引入Pigeonhole Principle: 大致意思是十个鸽子放入九个笼子中,必定有一个笼子有两只鸟(每个笼子都需要有鸽子) 潜在哈希冲突:项目数量超过了哈希函数的输出情况 Pigeonhole principle tells us that collisions are inevitable due to integer overflow冲突无法避免
那么: - 如何解决哈希冲突(collision handling) - 如何计算任意一个object的哈希码?(computing a hashCode)
Make a Bucket
别急,接着继续改进: Suppose N items have the same numerical representation h: - Instead of storing true in position h, store a “bucket” of these N items at position h.
How to implement a “bucket”? - Conceptually simplest way: LinkedList. - Could also use ArrayLists. - Could also use an ArraySet. - Will see it doesn’t really matter what you do. bucket本身的性质并不重要
有冲突的话直接全塞进原地,hash table初具雏形
但是我们不需要这么长的list,so looong 的bucket,这不跟链表没差吗。 答案是模,把长长的bucket斩断分到其他bucket里去
Hash Table
然后 hash table上场!!
- Data is converted by a hash function into an integer representation called a hash code.

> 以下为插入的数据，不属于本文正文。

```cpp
template <int NSLOTS, class Lens>
MS_DEV void six_phase3_sums(int fl, int j, bool active, const MelSlots &ms, const float *blob, const float *slice,
                            const int (&st)[NSLOTS], float (&rise)[NSLOTS], float (&fprev)[NSLOTS]) {
    const float *p = slice + (active ? fl : 0) * SixLayout::kPStride;
#pragma unroll
    for (int i = 0; i < NSLOTS; ++i) {
        float ar = 0.0f, af = 0.0f;
        if (Lens::kStatic) {
            if (i < Lens::kSlots) {
                const float *pp = p + st[i];
                const float *w = blob + Lens::woff(i < Lens::kSlots ? i : 0) + 2 * j;
#pragma unroll
                for (int r = 0; r < Lens::len(i < Lens::kSlots ? i : 0); ++r) {
                    const f2 wv = ld2_single(w + 2 * kSixLanes * r);
                    const float pv = pp[r];
                    if (r == 0) { ar = wv.x * pv; af = wv.y * pv; }
                    else { ar += wv.x * pv; af += wv.y * pv; }
#if defined(__HIP_DEVICE_COMPILE__)
                    if (Lens::len(i < Lens::kSlots ? i : 0) > 7 && r % 5 == 4 && r + 1 < Lens::len(i < Lens::kSlots ? i : 0))
                        __builtin_amdgcn_sched_barrier(0);
#endif
                }
            }
        } else if (i < ms.n_slots) {
            const float *pp = p + st[i];
            const float *w = blob + ms.woff[i] + 2 * j;
            interval_bins_runtime<2 * kSixLanes>(pp, w, ms.len[i], ar, af);
        }
        rise[i] = ar;
        fprev[i] = af;
    }
}

MS_DEV int six_bits(float v) { return __builtin_bit_cast(int, v); }
MS_DEV float six_float(int v) { return __builtin_bit_cast(float, v); }
MS_DEV int six_imax(int a, int b) { return a > b ? a : b; }
MS_DEV int six_imin(int a, int b) { return a < b ? a : b; }
template <int NSLOTS>
MS_DEV void six_phase3_finish(int fl, int j, bool active, int n_mels, const float (&rise)[NSLOTS],
                              const float (&fnext)[NSLOTS] , float *slice, float (&vals)[NSLOTS]) {
    if (!active) return;
    int mx = 0;
#pragma unroll
    for (int i = 0; i < NSLOTS; ++i) {
        const float e = rise[i] + fnext[i];
        const float v = __builtin_fmaxf(fast_log2(e) * 0.30102999566398120f + 16.0f, 6.0f);
        vals[i] = v;
        if (j < kSixOwn && j + kSixOwn * i < n_mels) mx = six_imax(mx, six_bits(v));
    }
    reinterpret_cast<int *>(slice)[SixLayout::kPmaxOff + fl * SixLayout::kPmaxStride + j] = mx;
}

struct alignas(16) SixI4 { int x, y, z, w; };
struct alignas(8) SixI2 { int x, y; };
MS_DEV float six_out(int c) { return six_float(c) * 0.25f - 3.0f; }
template <int NSLOTS, bool LAYOUT = false, bool GUARD = false, bool KEYS = false, class Out = float>
MS_DEV bool six_phase4(int fl, int j, bool store, bool valid, int n_mels, const float *slice, const float (&vals)[NSLOTS],
                       Out *out_tile, long long row_w, int *kmin = nullptr, int *kmax = nullptr) {
    if (!LAYOUT) { valid = true; row_w = 0; }
    if (!store || j >= kSixOwn) return false;
    int lo = 0;
    if (valid) {
        const int *pm = reinterpret_cast<const int *>(slice) + SixLayout::kPmaxOff + fl * SixLayout::kPmaxStride;
        const SixI4 a = *reinterpret_cast<const SixI4 *>(pm), b = *reinterpret_cast<const SixI4 *>(pm + 4);
        const SixI2 c = *reinterpret_cast<const SixI2 *>(pm + 8);
        const int m0 = six_imax(six_imax(a.x, a.y), six_imax(a.z, a.w));
        const int m1 = six_imax(six_imax(b.x, b.y), six_imax(b.z, b.w));
        lo = six_bits(six_float(six_imax(six_imax(m0, m1), six_imax(c.x, c.y))) - 8.0f);
    }
    Out *o = row_w ? out_tile + static_cast<long long>(j) * row_w + fl : out_tile + static_cast<long long>(fl) * n_mels + j;
    const long long step = row_w ? kSixOwn * row_w : kSixOwn;
    int cmin = 0x7f000000, cmax = 0;
#pragma unroll
    for (int i = 0; i < NSLOTS; ++i) {
        const int m = j + kSixOwn * i;
        if (m < n_mels) {
            const int c = valid ? six_imax(six_bits(vals[i]), lo) : 0x41400000;
            o[i * step] = static_cast<Out>(six_out(c));
            if (GUARD || KEYS) cmin = six_imin(cmin, c);
            if (KEYS) cmax = six_imax(cmax, c);
        }
    }
    if (KEYS) { *kmin = cmin; *kmax = cmax; }
    return GUARD && valid && six_float(cmin) < six_float(lo) + kGuardBand;
}

}
```

Baseline: 3.404 billion.

## Special-case DC/Nyquist bins, FMA-based radix-5 butterfly, and unconditional mel log

Adds a float-specialised radix-5 butterfly that forms the conjugate-pair outputs with FMAs, deriving x4 and x3 from x1 and x2 as 2*m - x. Reworks the real-FFT post-processing so lane 0 handles the DC and Nyquist bins with a closed-form power computation instead of an extra twiddle pair, and shrinks the twiddle table from 11 to 10 entries. The log/max step in phase 3 now runs on all lanes and only the store is predicated, which removes a divergent early return. The risk is small rounding differences from the FMA reassociation, plus wasted work on inactive lanes.

Result: no change. 3.418 billion, median of 6 (+0.4%).

```diff
diff --git a/mel_spec_amd/csrc/device_fft.hpp b/mel_spec_amd/csrc/device_fft.hpp
--- a/mel_spec_amd/csrc/device_fft.hpp
+++ b/mel_spec_amd/csrc/device_fft.hpp
@@ -131,6 +131,18 @@
     x2 = {m2.re + u2.im, m2.im - u2.re};
     x3 = {m2.re - u2.im, m2.im + u2.re};
 }
+MS_DEV void bf5(cf &x0, cf &x1, cf &x2, cf &x3, cf &x4) {
+    constexpr float c1 = 0.30901699437494742410f, c2 = -0.80901699437494742410f;
+    constexpr float s1 = 0.95105651629515357212f, s2 = 0.58778525229247312917f;
+    const cf t1 = x1 + x4, t2 = x2 + x3, t3 = x1 - x4, t4 = x2 - x3;
+    const cf m1 = {x0.re + c1 * t1.re + c2 * t2.re, x0.im + c1 * t1.im + c2 * t2.im};
+    const cf m2 = {x0.re + c2 * t1.re + c1 * t2.re, x0.im + c2 * t1.im + c1 * t2.im};
+    x0 = x0 + t1 + t2;
+    x1 = {__builtin_fmaf(s1, t3.im, __builtin_fmaf(s2, t4.im, m1.re)), __builtin_fmaf(-s1, t3.re, __builtin_fmaf(-s2, t4.re, m1.im))};
+    x2 = {__builtin_fmaf(s2, t3.im, __builtin_fmaf(-s1, t4.im, m2.re)), __builtin_fmaf(-s2, t3.re, __builtin_fmaf(s1, t4.re, m2.im))};
+    x4 = {__builtin_fmaf(2.0f, m1.re, -x1.re), __builtin_fmaf(2.0f, m1.im, -x1.im)};
+    x3 = {__builtin_fmaf(2.0f, m2.re, -x2.re), __builtin_fmaf(2.0f, m2.im, -x2.im)};
+}
 
 template <class T>
 MS_DEV void fft10(cpx<T> (&x)[10]) {
diff --git a/mel_spec_amd/csrc/fast_tables.hpp b/mel_spec_amd/csrc/fast_tables.hpp
--- a/mel_spec_amd/csrc/fast_tables.hpp
+++ b/mel_spec_amd/csrc/fast_tables.hpp
@@ -175,9 +175,9 @@
             b[SixBlob::kTw1 + t * SixBlob::kTw1Stride + 2 * k1 + 1] = static_cast<float>(std::sin(a));
         }
     for (int j = 0; j < kSixLanes; ++j)
-        for (int s = 0; s < 11; ++s) {
+        for (int s = 0; s < 10; ++s) {
             int k = j + 20 * s;
-            if (j == 0) k = s < 6 ? 20 * s : 10 + 20 * (s - 6);
+            if (j == 0) k = s < 5 ? 10 + 20 * s : 20 * s;
             const double a = -2.0 * kPi * k / N;
             b[SixBlob::kTw2 + j * SixBlob::kTw2Stride + 2 * s] = static_cast<float>(std::cos(a));
             b[SixBlob::kTw2 + j * SixBlob::kTw2Stride + 2 * s + 1] = static_cast<float>(std::sin(a));
diff --git a/mel_spec_amd/csrc/whisper_six.hpp b/mel_spec_amd/csrc/whisper_six.hpp
--- a/mel_spec_amd/csrc/whisper_six.hpp
+++ b/mel_spec_amd/csrc/whisper_six.hpp
@@ -129,7 +129,7 @@
     fft10(u);
     fft10(v);
     const bool lane0 = j == 0;
-    const int koff = lane0 ? -110 : j;
+    const int koff = lane0 ? 10 : j;
     const float *tw = blob + SixBlob::kTw2 + j * SixBlob::kTw2Stride;
     float *p = slice + fl * SixLayout::kPStride;
     auto pair = [&](cf zk, cf zm, cf W, float &pk, float &pm) {
@@ -145,33 +145,31 @@
     for (int s = 0; s < 10; s += 2) {
         const f4 w2 = *reinterpret_cast<const f4 *>(tw + 2 * s);
         float pk[2], pm[2];
+        int k[2];
 #pragma unroll
         for (int h = 0; h < 2; ++h) {
             const int ss = s + h;
             cf zk, zm;
-            if (ss < 6) {
-                const cf own = u[(10 - ss) % 10];
+            if (ss < 5) {
+                zk = {lane0 ? v[ss].re : u[ss].re, lane0 ? v[ss].im : u[ss].im};
+                zm = v[9 - ss];
+            } else {
                 zk = u[ss];
-                zm = {lane0 ? own.re : v[9 - ss].re, lane0 ? own.im : v[9 - ss].im};
-            } else {
-                zk = {lane0 ? v[ss - 6].re : u[ss].re, lane0 ? v[ss - 6].im : u[ss].im};
-                zm = {lane0 ? v[15 - ss].re : v[9 - ss].re, lane0 ? v[15 - ss].im : v[9 - ss].im};
+                zm = {lane0 ? u[10 - ss].re : v[9 - ss].re, lane0 ? u[10 - ss].im : v[9 - ss].im};
             }
             const cf W = h == 0 ? cf{w2.x, w2.y} : cf{w2.z, w2.w};
             pair(zk, zm, W, pk[h], pm[h]);
+            k[h] = (ss < 5 ? koff : j) + 20 * ss;
         }
-        const int k = (s < 6 ? j : koff) + 20 * s;
-        p[k] = pk[0];
-        p[k + 20] = pk[1];
-        p[200 - k] = pm[0];
-        p[180 - k] = pm[1];
+        p[k[0]] = pk[0];
+        p[k[1]] = pk[1];
+        p[200 - k[0]] = pm[0];
+        p[200 - k[1]] = pm[1];
     }
     if (lane0) {
-        const f2 w2 = *reinterpret_cast<const f2 *>(tw + 20);
-        float pk, pm;
-        pair(v[4], v[5], cf{w2.x, w2.y}, pk, pm);
-        p[90] = pk;
-        p[110] = pm;
+        const float a = u[0].re + u[0].im, b = u[0].re - u[0].im;
+        p[0] = 4.0f * (a * a);
+        p[200] = 4.0f * (b * b);
     }
 }
 
@@ -215,7 +213,6 @@
 template <int NSLOTS>
 MS_DEV void six_phase3_finish(int fl, int j, bool active, int n_mels, const float (&rise)[NSLOTS],
                               const float (&fnext)[NSLOTS] , float *slice, float (&vals)[NSLOTS]) {
-    if (!active) return;
     int mx = 0;
 #pragma unroll
     for (int i = 0; i < NSLOTS; ++i) {
@@ -224,7 +221,7 @@
         vals[i] = v;
         if (j < kSixOwn && j + kSixOwn * i < n_mels) mx = six_imax(mx, six_bits(v));
     }
-    reinterpret_cast<int *>(slice)[SixLayout::kPmaxOff + fl * SixLayout::kPmaxStride + j] = mx;
+    if (active) reinterpret_cast<int *>(slice)[SixLayout::kPmaxOff + fl * SixLayout::kPmaxStride + j] = mx;
 }
 
 struct alignas(16) SixI4 { int x, y, z, w; };
```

- The hash code is then reduced to a valid index, usually using the modulus operator, e.g. 2348762878 % 10 = 8.
Hash Table Runtime
- The good news: We use way less memory and can now handle arbitrary data.
- The bad news: Worst case runtime is now Θ(Q), where Q is the length of the longest list.
find x的算法scale:
Load factor
这样显然不太行,都N了你还不如直接上链表呢,继续改进:
Suppose we have:
- An increasing number of buckets M.
- An increasing number of items N.
As long as M = Θ(N), then O(N/M) = O(1).
N在变大的同时,bucket的数量也跟着大,相比一除就是1了,之前那个bucket定死的是N/5,不就是N。实现的大致方法是判断N/M的比值,比如 > 5时M double一下,这里的比值就是下面的load factor
Even distribution of item is critical for good hash table performance.
- Both tables below have load factor of N/M = 1.
- Left table is much worse!
- Contains is Θ(N) for x.
- Contains is Θ(N) for x.
Default implementation simply returns the memory address of the object. Java里面默认的hashcode就是返回当前object的地址,这个方法真聪明。
Warning
- Never store objects that can change in a HashSet or HashMap!
- Never override equals without also overriding hashCode.